Probability and Statistics Copyright Cengage Learning. All rights reserved. 14.5 Descriptive Statistics (Numerical) Copyright Cengage Learning. All rights reserved. Objectives Measures of Central Tendency:
More informationBig Data Architect.
Big Data Architect www.austech.edu.au WHAT IS BIG DATA ARCHITECT? A big data architecture is designed to handle the ingestion, processing, and analysis of data that is too large or complex for traditional
More informationData analysis using Microsoft Excel
Introduction to Statistics Statistics may be defined as the science of collection, organization presentation analysis and interpretation of numerical data from the logical analysis. 1.Collection of Data
More informationThe TIBCO Insight Platform 1. Data on Fire 2. Data to Action. Michael O Connell Catalina Herrera Peter Shaw September 7, 2016
The TIBCO Insight Platform 1. Data on Fire 2. Data to Action Michael O Connell Catalina Herrera Peter Shaw September 7, 2016 Analytics Journey with TIBCO Source: Gartner (May 2015) The TIBCO Insight Platform:
More informationBig Data Hadoop Stack
Big Data Hadoop Stack Lecture #1 Hadoop Beginnings What is Hadoop? Apache Hadoop is an open source software framework for storage and large scale processing of data-sets on clusters of commodity hardware
More informationData Science. Data Analyst. Data Scientist. Data Architect
Data Science Data Analyst Data Analysis in Excel Programming in R Introduction to Python/SQL/Tableau Data Visualization in R / Tableau Exploratory Data Analysis Data Scientist Inferential Statistics &
More informationHadoop: The Definitive Guide PDF
Hadoop: The Definitive Guide PDF Get ready to unlock the power of your data. With the fourth edition of this comprehensive guide, youâ ll learn how to build and maintain reliable, scalable, distributed
More informationAntrix Academy of Data Science TM
TM Preparing for MOST Promising Career Opportunities in Data Analytics... Excel Tableau SAS Excel & SQL IBM SPSS Business Analytics COURSES # Duration* 1 Excel Proficiency 5 Hrs 2 Data Analytics with SAS
More informationBlended Learning Outline: Cloudera Data Analyst Training (171219a)

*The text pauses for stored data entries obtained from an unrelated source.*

@@ -51,7 +61,7 @@
     const int th0 = (blockIdx.x / tiles_w) * CT_TH, tw0 = (blockIdx.x % tiles_w) * CT_TW;
     const int cl = threadIdx.x & 31, rl = threadIdx.x >> 5;
     const long img = (long)b * H * W;
-    CtWindow<LH, LW> win;
+    CtWindow<LH, LW, false> win;
     win.load(x + xoff + c0 / GD, ldx, img, th0 - R, tw0 - R, H, W, (ncls - c0) / GD);
     constexpr int NWQ = (CT_CL * WIN * WIN + 255) / 256;
     float wq[NWQ];
@@ -75,7 +85,7 @@
     const float b0 = (!FLIP && bias) ? bias[c0 + cl] : 0.f;
 #pragma unroll
     for (int t = 0; t < CT_TW; ++t) acc[t] = b0;
-#pragma unroll
+#pragma unroll(WIN > 5 ? 2 : WIN)
     for (int i = 0; i < WIN; ++i) {
         float row[LW], wr[WIN];
 #pragma unroll
@@ -129,7 +139,7 @@
     const int th0 = (blockIdx.x / tiles_w) * CT2_TH, tw0 = (blockIdx.x % tiles_w) * CT2_TW;
     const int cl = threadIdx.x & 31, rp = threadIdx.x >> 5;
     const long img = (long)b * H * W;
-    CtWindow<LH, LW> win;
+    CtWindow<LH, LW, false> win;
     win.load(x + xoff + c0, ldx, img, th0 - R, tw0 - R, H, W, ncls - c0);
     constexpr int NWQ = (CT_CL * WIN * WIN + 255) / 256;
     float wq[NWQ];
@@ -251,7 +261,8 @@
     hipLaunchKernelGGL((fa_conv3_kernel<FLIP>), dim3(a.tiles_w * cdiv(g.H, CT_TH), total, g.B), dim3(256), 0, s, a);
 }
 
-template <int WIN, int GDIV>
+constexpr int CT_PF_MIN_TPB = 8, CT_PF3_MIN_TPB = 4;
+template <int WIN, int GDIV, bool PF = true>
 __device__ __forceinline__ void conv_tile_wgrad_body(float* __restrict__ sx, float* __restrict__ sg, int bx, int gx, int cb, int b, int nb,
                                                      const float* __restrict__ g, long ldg, int goff,
                                                      const float* __restrict__ x, long ldx, int xoff,
@@ -269,17 +280,14 @@
 #pragma unroll
     for (int j = 0; j < WIN; ++j) acc[j] = 0.f;
     const int t_beg = bx * tiles_per_block, t_end = min(tiles_total, t_beg + tiles_per_block);
-    for (int tile = t_beg; tile < t_end; ++tile) {
+    CtWindow<LH, LW> wx;
+    CtWindow<CT_TH, CT_TW> wg;
+    auto request = [&](int tile) {
         const int th0 = (tile / tiles_w) * CT_TH, tw0 = (tile % tiles_w) * CT_TW;
-        {
-            CtWindow<LH, LW> wx;
-            CtWindow<CT_TH, CT_TW> wg;
-            wx.load(x + xoff + c0, ldx, img, th0 - R, tw0 - R, H, W, ncls - c0);
-            wg.load(g + goff + c0 / GDIV, ldg, img, th0, tw0, H, W, (ncls - c0) / GDIV);
-            wx.store(sx);
-            wg.store(sg);
-        }
-        __syncthreads();
+        wx.load(x + xoff + c0, ldx, img, th0 - R, tw0 - R, H, W, ncls - c0);
+        wg.load(g + goff + c0 / GDIV, ldg, img, th0, tw0, H, W, (ncls - c0) / GDIV);
+    };
+    auto fmas = [&]() {
         if (rl < WIN && chan_ok) {
 #pragma unroll 2
             for (int h = half * RPH; h < (half + 1) * RPH; ++h) {
@@ -296,9 +304,23 @@
                 }
             }
         }
+    };
+    request(t_beg);
+    wx.store(sx);
+    wg.store(sg);
+    __syncthreads();
+    for (int tile = t_beg; tile + 1 < t_end; ++tile) {
+        if constexpr (PF) request(tile + 1);
+        fmas();
         __syncthreads();
-    }
+        if constexpr (!PF) request(tile + 1);
+        wx.store(sx);
+        wg.store(sg);
+        __syncthreads();
+    }
+    fmas();
     if (HS == 2) {
+        __syncthreads();
         float* s_h = sx;
         if (rl < WIN && half == 1) {
 #pragma unroll
@@ -321,15 +343,15 @@
     }
 }
 
-template <int WIN, int GDIV = 1>
-__global__ __launch_bounds__(256) void fa_conv_tile_wgrad_kernel(const float* __restrict__ g, long ldg, int goff,
+template <int WIN, int GDIV = 1, bool PF = true>
+__global__ __launch_bounds__(256, WIN == 3 ? 4 : 2) void fa_conv_tile_wgrad_kernel(const float* __restrict__ g, long ldg, int goff,
                                                                  const float* __restrict__ x, long ldx, int xoff,
                                                                  float* __restrict__ part,
                                                                  int H, int W, int ncls, int tiles_w, int tiles_total, int tiles_per_block) {
     constexpr int R = WIN / 2, LH = CT_TH + 2 * R, LW = CT_TW + 2 * R;
     __shared__ __attribute__((aligned(16))) float sx[LH * LW * CT_CL];
     __shared__ __attribute__((aligned(16))) float sg[CT_TH * CT_TW * CT_CL];
-    conv_tile_wgrad_body<WIN, GDIV>(sx, sg, blockIdx.x, gridDim.x, blockIdx.y, blockIdx.z, gridDim.z, g, ldg, goff, x, ldx, xoff, part, H, W, ncls, tiles_w, tiles_total,
+    conv_tile_wgrad_body<WIN, GDIV, PF>(sx, sg, blockIdx.x, gridDim.x, blockIdx.y, blockIdx.z, gridDim.z, g, ldg, goff, x, ldx, xoff, part, H, W, ncls, tiles_w, tiles_total,
                                     tiles_per_block);
 }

Blended Learning Outline: Cloudera Data Analyst Training (171219a) Cloudera Univeristy s data analyst training course will teach you to apply traditional data analytics and business intelligence skills
More informationHDInsight > Hadoop. October 12, 2017
HDInsight > Hadoop October 12, 2017 2 Introduction Mark Hudson >20 years mixing technology with data >10 years with CapTech Microsoft Certified IT Professional Business Intelligence Member of the Richmond
More informationWebinar Series TMIP VISION
Webinar Series TMIP VISION TMIP provides technical support and promotes knowledge and information exchange in the transportation planning and modeling community. Today s Goals To Consider: Parallel Processing
More informationIvy s Business Analytics Foundation Certification Details (Module I + II+ III + IV + V)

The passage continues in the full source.